§ Your instructions: Please filter the data down to the lines that include the word "void" and copy them.

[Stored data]

template <typename T>
__global__ void __launch_bounds__(kDftSynThreads, 1) dft_synthesis_kernel(const __grid_constant__ DftSynParams p) {
  extern __shared__ uint8_t smem_raw[];
  __shared__ unsigned long long prof_s[16];
  unsigned long long* const prof = (kDftProfile && p.prof) ? prof_s : nullptr;
  if (kDftProfile && threadIdx.x < 16) prof_s[threadIdx.x] = 0;
  const uint32_t raw = smem_u32(smem_raw);
  const uint32_t base = (raw + 1023u) & ~1023u;
  uint8_t* gbase = smem_raw + (base - raw);
  const int N2 = p.N2;
  const int nlon = 8 * N2;
  const int ow = p.ow;
  const uint32_t obytes = (8u * nlon * sizeof(T) + 1023u) & ~1023u;
  const uint32_t sA = base, sB = base + 32768, sO = sB + kDftSynStages * 16384;
  T* const outS = reinterpret_cast<T*>(gbase + (sO - base));
  float2* tws = reinterpret_cast<float2*>(gbase + (sO - base) + 2 * obytes);
  int* oofs = reinterpret_cast<int*>(reinterpret_cast<uint8_t*>(tws) + ((8 * N2 * 8 + 15) & ~15));
  uint64_t* bars = reinterpret_cast<uint64_t*>(reinterpret_cast<uint8_t*>(oofs) + 8 * N2 * 4);
  uint64_t* full = bars;
  uint64_t* empty = full + kDftSynStages;
  uint64_t* e_full = empty + kDftSynStages;
  uint64_t* staged = e_full + 1;
  uint64_t* ofree = staged + 2;

  const int warp = __shfl_sync(0xffffffffu, (int)(threadIdx.x >> 5), 0), lane = threadIdx.x & 31;
  pdl_trigger();
  const int nblk = (p.half + 8) / 8;
  const int nwork = kDftSynWorkers < 2 * nblk ? kDftSynWorkers : 2 * nblk;
  const bool is_tma = (warp == kDftSynWorkers), is_store = (warp == kDftSynWorkers + 1);

  if (threadIdx.x == 0) {
    for (int s = 0; s < kDftSynStages; ++s) { mbar_init(&full[s], 1); mbar_init(&empty[s], nblk); }
    mbar_init(e_full, 1);
    for (int b = 0; b < 2; ++b) { mbar_init(&staged[b], 32 * nblk); mbar_init(&ofree[b], 1); }
    fence_barrier_init();
    prefetch_tmap(&p.tmZ);
    prefetch_tmap(&p.tmE);
    prefetch_tmap(&p.tmY);
  }
  for (int i = threadIdx.x; i < 8 * p.N2; i += blockDim.x) tws[i] = p.tw[i];
  for (int i = threadIdx.x; i < 8 * N2; i += blockDim.x) {
    const int j = N2 * (i & 7) + (i >> 3);
    oofs[i] = (j / ow) * 8 * ow + j % ow;
  }
  __syncthreads();
  const long long t_cta0 = (kDftProfile && p.prof && threadIdx.x == 0) ? clock64() : 0;
  pdl_wait();

  if (is_tma) {
    if (lane == 0) {
      mbar_expect_tx(e_full, 32768);
      tma_load_2d(sA, &p.tmE, e_full, 0, 0);
      tma_load_2d(sA + 16384, &p.tmE, e_full, 0, 128);
      int n = 0;
      for (int ti = blockIdx.x; ti < p.ntiles; ti += gridDim.x, ++n) {
        const int s = n % kDftSynStages, it = n / kDftSynStages;
        if (it > 0) prof_wait(prof, 8, &empty[s], (it - 1) & 1, true);
        mbar_expect_tx(&full[s], 16384);
        const uint32_t st = sB + s * 16384;
        tma_load_5d(st, &p.tmZ, &full[s], 0, 0, 0, 0, ti);
        tma_load_5d(st + 4096, &p.tmZ, &full[s], 0, 1, 0, 0, ti);
        tma_load_5d(st + 8192, &p.tmZ, &full[s], 0, 0, 0, 1, ti);
        tma_load_5d(st + 12288, &p.tmZ, &full[s], 0, 1, 0, 1, ti);
      }
    }
    __syncwarp();
  } else if (is_store) {
    if (lane == 0) {
      int n = 0;
      for (int ti = blockIdx.x; ti < p.ntiles; ti += gridDim.x, ++n) {
        const int b = n & 1;
        prof_wait(prof, 11, &staged[b], (n >> 1) & 1, true);
        const int r = ti / p.ktiles, k0 = (ti - r * p.ktiles) * 8;
        if (k0 < p.nlat)
          for (int bx = 0; bx * ow < nlon; ++bx) tma_store_3d(&p.tmY, sO + b * obytes + bx * 8 * ow * (uint32_t)sizeof(T), bx * ow, k0, r);
        bulk_commit();
        bulk_wait_read0();
        mbar_arrive(&ofree[b]);
      }
      bulk_wait0();
    }
    __syncwarp();
  } else {
    const int kpi = lane & 3;
    const bool n2odd = (N2 & 1) != 0;
    const float smul = p.mode == 0 ? 2.f : 1.f;
    const int nyq_m = nlon / 2;
    const uint8_t* const gE = gbase;
    uint32_t zoff[2][4];
#pragma unroll
    for (int h = 0; h < 2; ++h)
#pragma unroll
      for (int cc = 0; cc < 4; ++cc) zoff[h][cc] = swz128((uint32_t)((kpi + 4 * h) * 128 + (8 * cc + (lane >> 2)) * 4));
    mbar_wait(e_full, 0);
    for (int task = warp; warp < nwork; task += nwork) {
      const int n = task / nblk, blk = task - n * nblk;
      const int ti = blockIdx.x + n * gridDim.x;
      if (ti >= p.ntiles) break;
      const int r = ti / p.ktiles, k0 = (ti - r * p.ktiles) * 8;
      const int ka = k0 + 2 * kpi;
      const int s = n % kDftSynStages, it = n / kDftSynStages;
      float rsa = 1.f, rsb = 1.f, z0a = 0.f, z0b = 0.f, zna = 0.f, znb = 0.f;
      if (p.mode == 1) {
        const float2 rs = *reinterpret_cast<const float2*>(p.rowscale + ka);
        rsa = rs.x; rsb = rs.y;
      } else {
        const float* zt = p.Z + (size_t)ti * 2 * p.M2 * 64 + 2 * kpi;
        const float2 z0 = *reinterpret_cast<const float2*>(zt);
        z0a = z0.x; z0b = z0.y;
        if (p.has_nyq) {
          const float2 zn = *reinterpret_cast<const float2*>(zt + (nyq_m >> 3) * 64 + (nyq_m & 7) * 8);
          zna = zn.x; znb = zn.y;
        }
      }
      const float bias = p.bias ? __ldg(p.bias + r % p.C) : 0.f;
      const pr sc = make_pr(smul * rsa, smul * rsb);
      const pr off_e = make_pr(bias - rsa * (z0a + zna), bias - rsb * (z0b + znb));
      const pr off_o = make_pr(bias - rsa * (z0a - zna), bias - rsb * (z0b - znb));
      prof_wait(prof, 9, &full[s], it & 1, lane == 0);
      if (prof && lane == 0) atomicAdd(prof + 13, 1ull);
      float acc[2][8][4];
#pragma unroll
      for (int a = 0; a < 2; ++a)
#pragma unroll
        for (int c = 0; c < 8; ++c) acc[a][c][0] = acc[a][c][1] = acc[a][c][2] = acc[a][c][3] = 0.f;
      {
        const uint8_t* const zs = gbase + 32768 + (size_t)s * 16384;
#pragma unroll
        for (int kk = 0; kk < 32; kk += 8) {
          uint32_t fa[4];
          frag_a<false>(gE, 16 * blk, kk, fa);
#pragma unroll
          for (int c = 0; c < 8; ++c) {
            const uint8_t* const zc = zs + (c >> 2) * 4096 + kk * 128;
            const uint32_t zr[2] = {*reinterpret_cast<const uint32_t*>(zc + zoff[0][c & 3]), *reinterpret_cast<const uint32_t*>(zc + zoff[1][c & 3])};
            const uint32_t zi[2] = {*reinterpret_cast<const uint32_t*>(zc + 8192 + zoff[0][c & 3]),
                                    *reinterpret_cast<const uint32_t*>(zc + 8192 + zoff[1][c & 3])};
            mma_tf32(acc[0][c], fa, zr);
            mma_tf32(acc[1][c], fa, zi);
          }
        }
      }
      __syncwarp();
      if (lane == 0) mbar_arrive(&empty[s]);
      {
        const int j2 = 8 * blk + (lane >> 2);
        const bool valid = j2 <= p.half;
        const bool paired = valid && j2 != 0 && 2 * j2 != N2;
        const int jp = N2 - j2;
        float2 tw[8], tp[8];
        tw[0] = make_float2(1.f, 0.f);
#pragma unroll
        for (int c = 1; c < 8; ++c) tw[c] = valid ? tws[c * N2 + j2] : make_float2(1.f, 0.f);
        dft_partner_twiddles(tw, tp);
        T* const ob = outS + (size_t)(n & 1) * (obytes / sizeof(T)) + 2 * kpi * ow;
        if (n >= 2) prof_wait(prof, 10, &ofree[n & 1], ((n >> 1) - 1) & 1, lane == 0);
        {
          pr vr[8], vi[8], x[8];
#pragma unroll
          for (int c = 0; c < 8; ++c) {
            vr[c] = make_pr(acc[0][c][0], acc[0][c][1]) - make_pr(acc[1][c][2], acc[1][c][3]);
            vi[c] = make_pr(acc[0][c][2], acc[0][c][3]) + make_pr(acc[1][c][0], acc[1][c][1]);
          }
          dft_syn_radix8<pr>(vr, vi, tw, x);
          const pr o0 = (j2 & 1) ? off_o : off_e, o1 = (j2 & 1) ? off_e : off_o;
          const int4* const op = reinterpret_cast<const int4*>(oofs + 8 * (valid ? j2 : 0));
          const int4 oa = op[0], ob4 = op[1];
          const int of[8] = {oa.x, oa.y, oa.z, oa.w, ob4.x, ob4.y, ob4.z, ob4.w};
#pragma unroll
          for (int j1 = 0; j1 < 8; ++j1) {
            const pr o = rfma(x[j1], sc, (n2odd && (j1 & 1)) ? o1 : o0);
            if (valid) { st_out<T>(ob + of[j1], o.v.x); st_out<T>(ob + of[j1] + ow, o.v.y); }
          }
        }
        {
          pr vr[8], vi[8], x[8];
#pragma unroll
          for (int c = 0; c < 8; ++c) {
            vr[c] = make_pr(acc[0][c][0], acc[0][c][1]) + make_pr(acc[1][c][2], acc[1][c][3]);
            vi[c] = make_pr(acc[1][c][0], acc[1][c][1]) - make_pr(acc[0][c][2], acc[0][c][3]);
          }
          dft_syn_radix8<pr>(vr, vi, tp, x);
          const pr o0 = (jp & 1) ? off_o : off_e, o1 = (jp & 1) ? off_e : off_o;
          const int4* const op = reinterpret_cast<const int4*>(oofs + 8 * (paired ? jp : 0));
          const int4 oa = op[0], ob4 = op[1];
          const int of[8] = {oa.x, oa.y, oa.z, oa.w, ob4.x, ob4.y, ob4.z, ob4.w};
#pragma unroll
          for (int j1 = 0; j1 < 8; ++j1) {
            const pr o = rfma(x[j1], sc, (n2odd && (j1 & 1)) ? o1 : o0);
            if (paired) { st_out<T>(ob + of[j1], o.v.x); st_out<T>(ob + of[j1] + ow, o.v.y); }
          }
        }
        fence_proxy_async();
        mbar_arrive(&staged[n & 1]);
      }
    }
  }
  __syncthreads();
  if (kDftProfile && p.prof && threadIdx.x == 0) prof_s[12] = (unsigned long long)(clock64() - t_cta0);
  if (kDftProfile) __syncthreads();
  if (kDftProfile && p.prof && threadIdx.x < 16) atomicAdd(p.prof + threadIdx.x, prof_s[threadIdx.x]);
}

int dft_synthesis(const Plan* pl, const float* Z, void* y, int dtype, int B, int C, const float* bias, int mode, cudaStream_t st) {
  const DftTables* t = static_cast<const DftTables*>(pl->dft_state);
  B200_REQUIRE(t != nullptr, "dft_synthesis: plan has no DFT tables");
  const int R = B * C;
  DftSynParams p;
  memset(&p, 0, sizeof(p));
  p.Z = Z; p.tw = t->tw; p.rowscale = pl->d_rowscale; p.bias = bias; p.prof = dft_prof_buffer();
  p.R = R; p.C = C; p.nlat = pl->nlat; p.nlon = pl->nlon; p.kp = pl->kp; p.mmax = pl->mmax;
  p.N2 = t->N2; p.half = t->half; p.mode = mode;
  p.ktiles = pl->kp / 8; p.ntiles = R * p.ktiles;
  p.has_nyq = (pl->mmax == pl->nlon / 2 + 1) ? 1 : 0;
  p.M2 = t->M2;
  {
    long long d[5] = {32, 2, t->M2, 2, (long long)R * (pl->kp / 8)}, s[5] = {1, 32, 64, (long long)t->M2 * 64, 2ll * t->M2 * 64};
    int bx[5] = {32, 1, 32, 1, 1};
    int rc = make_tmap(&p.tmZ, Z, 5, d, s, bx);
    if (rc) return rc;
  }
  {
    long long d[2] = {32, 256}, s[2] = {1, 32};
    int bx[2] = {32, 128};
    int rc = make_tmap(&p.tmE, t->et, 2, d, s, bx);
    if (rc) return rc;
  }
  const bool bf16 = (dtype == B200SHT_BF16);
  p.ow = dft_out_box(t->N2);
  {
    int rc = make_tmap_out(&p.tmY, y, bf16, pl->nlon, pl->nlat, R, p.ow);
    if (rc) return rc;
  }
  const size_t obytes = (8 * (size_t)pl->nlon * (bf16 ? 2 : 4) + 1023) & ~(size_t)1023;
  const size_t smem = 1024 + 32768 + (size_t)kDftSynStages * 16384 + 2 * obytes + ((8 * (size_t)t->N2 * 8 + 15) & ~(size_t)15) +
                      8 * (size_t)t->N2 * 4 + (2 * kDftSynStages + 5) * 8;
  const int sms = usable_sms(pl->sm_count > 0 ? pl->sm_count : 132);
  const int ctas = p.ntiles < sms ? p.ntiles : sms;
#define B200_LAUNCH_SYN(TT)                                                                                          \
  do {                                                                                                                \
    struct Tag {};                                                                                                    \
    B200_CHECK_CUDA((ensure_dynamic_smem<Tag>(dft_synthesis_kernel<TT>, smem)));                                     \
    B200_CHECK_CUDA(launch_pdl(dft_synthesis_kernel<TT>, dim3(ctas), dim3(kDftSynThreads), smem, st, p));            \
  } while (0)
  if (bf16) { B200_LAUNCH_SYN(__nv_bfloat16); } else { B200_LAUNCH_SYN(float); }
#undef B200_LAUNCH_SYN
  B200_CHECK_LAUNCH();
  return 0;
}

__host__ __device__ constexpr int dft_box_group(int N2, int es) { return (N2 * es) % 16 == 0 ? 1 : (2 * N2 * es) % 16 == 0 ? 2 : (4 * N2 * es) % 16 == 0 ? 4 : 8; }

static int make_tmap_segments(CUtensorMap* tm, const void* base, bool bf16, int nlon, int gs, long long rows, int box_cols) {
  TmapKey key;
  memset(&key, 0, sizeof(key));
  key.base = base; key.rank = 3; key.kind = bf16 ? 5 : 4;
  key.dims[0] = nlon; key.dims[1] = gs; key.dims[2] = rows; key.box[0] = box_cols;
  int slot = 0;
  if (tmap_lookup(key, tm, &slot)) return 0;
  PFN_encodeTiled enc = get_encode();
  if (!enc) { set_error("cuTensorMapEncodeTiled is unavailable"); return B200SHT_ERR_UNSUPPORTED; }
  static thread_local bool ctx_bound = false;
  if (!ctx_bound) { cudaFree(nullptr); ctx_bound = true; }
  const int es = bf16 ? 2 : 4, N2 = nlon / 8;
  cuuint64_t gd[3] = {(cuuint64_t)gs * N2, (cuuint64_t)(8 / gs), (cuuint64_t)rows};
  cuuint64_t gst[2] = {(cuuint64_t)gs * N2 * es, (cuuint64_t)nlon * es};
  cuuint32_t bx[3] = {(cuuint32_t)box_cols, (cuuint32_t)(8 / gs), 16}, el[3] = {1, 1, 1};
  if (gst[0] % 16 != 0 || gst[1] % 16 != 0 || (reinterpret_cast<uintptr_t>(base) & 15) != 0 || (box_cols * es) % 16 != 0) {
    set_error("tensor map (segments): base / pitch / box row not 16-byte aligned");
    return B200SHT_ERR_INVALID;
  }
  CUresult r = enc(tm, bf16 ? CU_TENSOR_MAP_DATA_TYPE_BFLOAT16 : CU_TENSOR_MAP_DATA_TYPE_FLOAT32, 3, const_cast<void*>(base), gd, gst, bx, el,
                   CU_TENSOR_MAP_INTERLEAVE_NONE, CU_TENSOR_MAP_SWIZZLE_NONE, CU_TENSOR_MAP_L2_PROMOTION_L2_256B, CU_TENSOR_MAP_FLOAT_OOB_FILL_NONE);
  if (r != CUDA_SUCCESS) { set_error("cuTensorMapEncodeTiled (segments) failed (%d)", (int)r); return B200SHT_ERR_CUDA; }
  tmap_store(key, tm, slot);
  return 0;
}

constexpr int kDftAnaStages = 2;
constexpr int kDftAnaMma = 8, kDftAnaLoader = 8, kDftAnaProd0 = 9, kDftAnaThreads = 544;

struct DftAnaParams {
  alignas(64) CUtensorMap tmB;
  alignas(64) CUtensorMap tmXc;
  alignas(64) CUtensorMap tmXp;
  float* X;
  const float2* tw;
  const float* rowscale;
  unsigned long long* prof;
  int R, nlat, nlon, kp, mmax, N2, half, M2, nkb, mode, ntiles, ktiles, nraw, gs;
};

§ Written solution:
__global__ void __launch_bounds__(kDftSynThreads, 1) dft_synthesis_kernel(const __grid_constant__ DftSynParams p) {
int dft_synthesis(const Plan* pl, const float* Z, void* y, int dtype, int B, int C, const float* bias, int mode, cudaStream_t st) {
static int make_tmap_segments(CUtensorMap* tm, const void* base, bool bf16, int nlon, int gs, long long rows, int box_cols) {
  CUresult r = enc(tm, bf16 ? CU_TENSOR_MAP_DATA_TYPE_BFLOAT16 : CU_TENSOR_MAP_DATA_TYPE_FLOAT32, 3, const_cast<void*>(base), gd, gst, bx, el,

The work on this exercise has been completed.